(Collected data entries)
------------------------------------------------------------

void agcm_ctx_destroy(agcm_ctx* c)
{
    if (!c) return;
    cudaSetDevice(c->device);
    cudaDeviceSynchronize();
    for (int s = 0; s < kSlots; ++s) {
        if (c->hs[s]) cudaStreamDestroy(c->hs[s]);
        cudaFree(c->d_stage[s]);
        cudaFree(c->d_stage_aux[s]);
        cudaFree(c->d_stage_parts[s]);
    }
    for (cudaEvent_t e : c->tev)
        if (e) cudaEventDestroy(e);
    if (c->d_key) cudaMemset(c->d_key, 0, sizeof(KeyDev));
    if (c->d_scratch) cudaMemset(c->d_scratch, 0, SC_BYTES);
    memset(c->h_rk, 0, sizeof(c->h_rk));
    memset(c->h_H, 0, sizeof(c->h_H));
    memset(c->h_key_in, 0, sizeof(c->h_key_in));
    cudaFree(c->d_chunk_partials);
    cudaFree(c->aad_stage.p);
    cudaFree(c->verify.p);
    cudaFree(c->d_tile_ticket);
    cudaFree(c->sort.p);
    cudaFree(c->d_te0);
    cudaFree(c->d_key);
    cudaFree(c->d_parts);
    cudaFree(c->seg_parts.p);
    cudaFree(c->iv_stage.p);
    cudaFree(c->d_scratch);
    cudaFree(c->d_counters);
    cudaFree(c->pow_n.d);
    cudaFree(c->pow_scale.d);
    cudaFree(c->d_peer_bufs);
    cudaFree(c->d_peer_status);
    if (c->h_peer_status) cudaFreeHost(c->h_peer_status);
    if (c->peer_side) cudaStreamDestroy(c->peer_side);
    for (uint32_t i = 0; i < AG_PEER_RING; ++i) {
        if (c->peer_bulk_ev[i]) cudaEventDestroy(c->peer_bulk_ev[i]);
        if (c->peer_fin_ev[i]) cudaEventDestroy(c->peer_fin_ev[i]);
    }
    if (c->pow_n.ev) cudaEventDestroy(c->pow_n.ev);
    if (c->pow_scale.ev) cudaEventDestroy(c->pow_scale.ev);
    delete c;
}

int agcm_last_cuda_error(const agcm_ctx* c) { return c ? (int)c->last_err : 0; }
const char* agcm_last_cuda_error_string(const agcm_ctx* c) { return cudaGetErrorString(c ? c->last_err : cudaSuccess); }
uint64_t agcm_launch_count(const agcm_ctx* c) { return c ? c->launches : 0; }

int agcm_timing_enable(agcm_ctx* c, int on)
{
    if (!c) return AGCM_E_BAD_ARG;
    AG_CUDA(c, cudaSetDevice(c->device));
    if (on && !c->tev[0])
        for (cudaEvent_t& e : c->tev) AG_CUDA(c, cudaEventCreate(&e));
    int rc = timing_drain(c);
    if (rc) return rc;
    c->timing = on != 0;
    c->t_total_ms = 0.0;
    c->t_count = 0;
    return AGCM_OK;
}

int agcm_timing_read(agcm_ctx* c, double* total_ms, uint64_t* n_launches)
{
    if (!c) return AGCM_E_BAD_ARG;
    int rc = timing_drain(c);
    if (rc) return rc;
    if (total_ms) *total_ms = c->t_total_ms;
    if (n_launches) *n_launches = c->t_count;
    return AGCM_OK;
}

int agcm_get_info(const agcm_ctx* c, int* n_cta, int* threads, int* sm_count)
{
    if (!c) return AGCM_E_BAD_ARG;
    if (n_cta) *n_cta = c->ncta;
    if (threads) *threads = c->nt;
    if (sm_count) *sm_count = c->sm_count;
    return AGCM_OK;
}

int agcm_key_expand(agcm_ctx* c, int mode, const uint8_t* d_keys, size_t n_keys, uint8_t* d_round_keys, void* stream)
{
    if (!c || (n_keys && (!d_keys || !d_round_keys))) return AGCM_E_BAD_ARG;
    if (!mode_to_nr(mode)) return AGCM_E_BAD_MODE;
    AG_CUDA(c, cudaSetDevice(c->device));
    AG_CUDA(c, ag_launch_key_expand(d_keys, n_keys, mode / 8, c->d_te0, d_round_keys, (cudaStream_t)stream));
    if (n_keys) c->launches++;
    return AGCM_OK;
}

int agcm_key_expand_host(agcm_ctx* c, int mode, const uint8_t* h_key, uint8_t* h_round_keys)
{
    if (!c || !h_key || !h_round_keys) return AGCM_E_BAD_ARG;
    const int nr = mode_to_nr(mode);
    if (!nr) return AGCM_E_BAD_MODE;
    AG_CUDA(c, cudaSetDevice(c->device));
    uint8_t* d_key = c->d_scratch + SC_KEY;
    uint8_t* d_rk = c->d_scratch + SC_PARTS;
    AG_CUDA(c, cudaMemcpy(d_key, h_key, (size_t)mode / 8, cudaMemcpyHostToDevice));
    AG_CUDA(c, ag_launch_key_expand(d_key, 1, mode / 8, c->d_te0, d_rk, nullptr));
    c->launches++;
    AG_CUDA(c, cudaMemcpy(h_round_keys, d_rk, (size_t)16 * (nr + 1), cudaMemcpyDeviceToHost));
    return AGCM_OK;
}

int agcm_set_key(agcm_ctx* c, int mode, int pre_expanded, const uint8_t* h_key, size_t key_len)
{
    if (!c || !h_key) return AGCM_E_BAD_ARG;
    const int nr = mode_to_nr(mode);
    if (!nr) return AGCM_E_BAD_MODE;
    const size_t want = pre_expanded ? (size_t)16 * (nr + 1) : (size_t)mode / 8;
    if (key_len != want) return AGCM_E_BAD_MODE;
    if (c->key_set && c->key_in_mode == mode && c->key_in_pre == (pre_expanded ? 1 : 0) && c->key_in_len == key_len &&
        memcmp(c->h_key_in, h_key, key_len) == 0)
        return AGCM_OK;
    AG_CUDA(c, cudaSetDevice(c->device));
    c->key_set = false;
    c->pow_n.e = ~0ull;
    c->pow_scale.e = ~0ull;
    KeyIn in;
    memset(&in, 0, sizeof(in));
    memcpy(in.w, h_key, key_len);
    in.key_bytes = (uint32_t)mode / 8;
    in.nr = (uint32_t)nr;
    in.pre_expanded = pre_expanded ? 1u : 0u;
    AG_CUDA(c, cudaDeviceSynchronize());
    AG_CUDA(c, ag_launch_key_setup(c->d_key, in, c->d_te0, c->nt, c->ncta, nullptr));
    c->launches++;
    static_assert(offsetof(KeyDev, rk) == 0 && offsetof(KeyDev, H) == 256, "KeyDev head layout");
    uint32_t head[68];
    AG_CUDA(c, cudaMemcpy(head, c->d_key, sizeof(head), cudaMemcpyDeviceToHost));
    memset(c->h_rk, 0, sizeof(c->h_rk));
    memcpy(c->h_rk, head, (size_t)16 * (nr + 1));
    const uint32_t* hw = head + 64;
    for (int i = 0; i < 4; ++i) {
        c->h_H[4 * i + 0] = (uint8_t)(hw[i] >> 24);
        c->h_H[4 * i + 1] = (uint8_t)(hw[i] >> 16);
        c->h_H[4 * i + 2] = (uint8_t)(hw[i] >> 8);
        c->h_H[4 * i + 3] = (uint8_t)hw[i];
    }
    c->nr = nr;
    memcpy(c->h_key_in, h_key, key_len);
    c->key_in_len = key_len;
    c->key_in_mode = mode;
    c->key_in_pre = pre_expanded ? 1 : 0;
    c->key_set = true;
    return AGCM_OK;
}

------------------------------------------------------------

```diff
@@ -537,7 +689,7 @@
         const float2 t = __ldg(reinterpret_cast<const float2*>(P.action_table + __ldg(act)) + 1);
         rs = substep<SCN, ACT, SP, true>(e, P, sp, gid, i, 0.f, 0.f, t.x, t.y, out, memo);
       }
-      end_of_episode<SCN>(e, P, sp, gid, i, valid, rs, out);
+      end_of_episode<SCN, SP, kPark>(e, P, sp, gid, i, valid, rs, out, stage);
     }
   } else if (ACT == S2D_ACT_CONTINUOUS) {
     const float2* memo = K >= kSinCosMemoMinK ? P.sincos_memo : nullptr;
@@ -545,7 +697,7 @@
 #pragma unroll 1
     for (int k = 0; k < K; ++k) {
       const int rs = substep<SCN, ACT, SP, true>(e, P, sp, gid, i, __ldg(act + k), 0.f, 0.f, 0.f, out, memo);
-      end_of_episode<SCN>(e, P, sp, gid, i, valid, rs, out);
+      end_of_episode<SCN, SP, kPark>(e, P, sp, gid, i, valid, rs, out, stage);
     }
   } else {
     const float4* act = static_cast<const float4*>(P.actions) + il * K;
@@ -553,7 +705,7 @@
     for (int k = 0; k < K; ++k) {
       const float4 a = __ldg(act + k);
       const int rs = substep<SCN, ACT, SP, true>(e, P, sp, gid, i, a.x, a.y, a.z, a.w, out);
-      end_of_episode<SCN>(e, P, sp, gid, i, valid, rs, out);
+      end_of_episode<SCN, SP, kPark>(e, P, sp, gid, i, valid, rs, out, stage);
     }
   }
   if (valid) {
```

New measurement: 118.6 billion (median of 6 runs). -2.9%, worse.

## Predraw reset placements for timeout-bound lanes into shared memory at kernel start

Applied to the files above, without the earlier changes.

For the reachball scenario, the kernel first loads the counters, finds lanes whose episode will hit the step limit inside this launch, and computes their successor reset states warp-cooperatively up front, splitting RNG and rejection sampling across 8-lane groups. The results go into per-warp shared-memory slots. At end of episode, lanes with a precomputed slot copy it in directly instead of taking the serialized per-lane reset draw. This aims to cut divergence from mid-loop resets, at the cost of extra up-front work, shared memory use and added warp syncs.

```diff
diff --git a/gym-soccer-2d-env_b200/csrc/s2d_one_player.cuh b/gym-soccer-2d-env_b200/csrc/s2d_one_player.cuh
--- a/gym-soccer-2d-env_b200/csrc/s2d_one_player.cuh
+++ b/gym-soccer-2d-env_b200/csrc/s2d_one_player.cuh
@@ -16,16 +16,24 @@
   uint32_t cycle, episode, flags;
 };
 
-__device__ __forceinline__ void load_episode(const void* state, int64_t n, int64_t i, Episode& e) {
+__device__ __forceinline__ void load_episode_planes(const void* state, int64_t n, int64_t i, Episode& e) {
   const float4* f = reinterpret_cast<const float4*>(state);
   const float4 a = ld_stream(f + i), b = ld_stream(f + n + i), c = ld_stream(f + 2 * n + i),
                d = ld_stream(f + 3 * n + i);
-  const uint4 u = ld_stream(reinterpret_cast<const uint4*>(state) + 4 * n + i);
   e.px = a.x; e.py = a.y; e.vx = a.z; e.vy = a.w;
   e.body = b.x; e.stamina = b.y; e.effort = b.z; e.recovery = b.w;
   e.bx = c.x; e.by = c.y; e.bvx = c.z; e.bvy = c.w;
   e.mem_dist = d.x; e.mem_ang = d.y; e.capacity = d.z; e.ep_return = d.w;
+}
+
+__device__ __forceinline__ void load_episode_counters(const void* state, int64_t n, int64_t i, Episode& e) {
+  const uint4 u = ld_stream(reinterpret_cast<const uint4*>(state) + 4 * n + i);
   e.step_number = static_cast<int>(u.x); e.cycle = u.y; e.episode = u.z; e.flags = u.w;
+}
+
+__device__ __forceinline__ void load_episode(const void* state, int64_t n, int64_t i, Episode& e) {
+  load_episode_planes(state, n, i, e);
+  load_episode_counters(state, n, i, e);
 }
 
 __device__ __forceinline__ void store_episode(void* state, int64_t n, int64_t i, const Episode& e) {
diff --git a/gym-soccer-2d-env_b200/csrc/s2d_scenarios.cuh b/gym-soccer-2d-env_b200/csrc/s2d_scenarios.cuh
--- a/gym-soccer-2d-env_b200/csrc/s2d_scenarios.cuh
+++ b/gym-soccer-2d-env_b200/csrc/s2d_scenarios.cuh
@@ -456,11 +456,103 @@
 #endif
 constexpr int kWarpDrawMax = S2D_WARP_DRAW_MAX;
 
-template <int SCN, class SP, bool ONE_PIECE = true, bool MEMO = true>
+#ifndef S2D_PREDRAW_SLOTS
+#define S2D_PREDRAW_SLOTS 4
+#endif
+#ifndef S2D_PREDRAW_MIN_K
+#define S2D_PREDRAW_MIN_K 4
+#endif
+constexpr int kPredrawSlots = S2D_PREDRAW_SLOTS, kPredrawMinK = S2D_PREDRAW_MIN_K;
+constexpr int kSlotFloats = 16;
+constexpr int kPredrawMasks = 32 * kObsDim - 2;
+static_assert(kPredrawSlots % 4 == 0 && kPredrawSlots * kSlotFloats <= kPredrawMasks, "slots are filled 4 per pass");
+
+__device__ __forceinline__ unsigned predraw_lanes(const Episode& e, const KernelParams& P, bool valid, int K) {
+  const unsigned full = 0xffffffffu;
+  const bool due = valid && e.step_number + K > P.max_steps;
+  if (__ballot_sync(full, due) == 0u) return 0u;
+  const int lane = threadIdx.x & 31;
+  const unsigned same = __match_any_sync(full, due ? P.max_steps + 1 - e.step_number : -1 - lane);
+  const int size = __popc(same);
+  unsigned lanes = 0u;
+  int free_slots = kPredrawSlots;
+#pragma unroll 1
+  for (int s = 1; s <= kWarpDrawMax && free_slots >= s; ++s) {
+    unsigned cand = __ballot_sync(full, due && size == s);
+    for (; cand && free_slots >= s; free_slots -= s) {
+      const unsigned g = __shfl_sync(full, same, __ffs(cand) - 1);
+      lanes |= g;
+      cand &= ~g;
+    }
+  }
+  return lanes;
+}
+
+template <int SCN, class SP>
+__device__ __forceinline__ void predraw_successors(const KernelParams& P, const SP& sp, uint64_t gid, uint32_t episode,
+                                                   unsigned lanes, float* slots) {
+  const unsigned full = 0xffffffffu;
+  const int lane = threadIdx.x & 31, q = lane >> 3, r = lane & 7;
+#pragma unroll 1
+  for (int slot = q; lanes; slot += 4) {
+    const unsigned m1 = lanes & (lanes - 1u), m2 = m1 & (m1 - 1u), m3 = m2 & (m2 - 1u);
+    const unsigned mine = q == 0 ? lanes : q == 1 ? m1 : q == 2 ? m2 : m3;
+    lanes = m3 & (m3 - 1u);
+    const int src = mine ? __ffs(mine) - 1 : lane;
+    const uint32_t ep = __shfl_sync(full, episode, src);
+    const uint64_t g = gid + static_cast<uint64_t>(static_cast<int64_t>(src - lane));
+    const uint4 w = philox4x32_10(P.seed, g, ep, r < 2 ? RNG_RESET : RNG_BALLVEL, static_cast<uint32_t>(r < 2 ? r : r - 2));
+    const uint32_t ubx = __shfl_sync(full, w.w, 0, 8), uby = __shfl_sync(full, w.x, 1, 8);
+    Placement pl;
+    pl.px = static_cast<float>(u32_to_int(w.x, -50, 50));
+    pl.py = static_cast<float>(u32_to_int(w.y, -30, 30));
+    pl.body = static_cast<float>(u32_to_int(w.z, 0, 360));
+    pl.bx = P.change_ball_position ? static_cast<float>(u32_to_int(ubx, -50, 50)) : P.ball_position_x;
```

------------------------------------------------------------

**Work to complete:**
Beginning at the line above with "void agcm_ctx_destroy(agcm_ctx* c)" and finishing at the line with "cudaFree(c->verify.p);", return each line exactly and return nothing else.

**Your solution:**
void agcm_ctx_destroy(agcm_ctx* c)
{
    if (!c) return;
    cudaSetDevice(c->device);
    cudaDeviceSynchronize();
    for (int s = 0; s < kSlots; ++s) {
        if (c->hs[s]) cudaStreamDestroy(c->hs[s]);
        cudaFree(c->d_stage[s]);
        cudaFree(c->d_stage_aux[s]);
        cudaFree(c->d_stage_parts[s]);
    }
    for (cudaEvent_t e : c->tev)
        if (e) cudaEventDestroy(e);
    if (c->d_key) cudaMemset(c->d_key, 0, sizeof(KeyDev));
    if (c->d_scratch) cudaMemset(c->d_scratch, 0, SC_BYTES);
    memset(c->h_rk, 0, sizeof(c->h_rk));
    memset(c->h_H, 0, sizeof(c->h_H));
    memset(c->h_key_in, 0, sizeof(c->h_key_in));
    cudaFree(c->d_chunk_partials);
    cudaFree(c->aad_stage.p);
    cudaFree(c->verify.p);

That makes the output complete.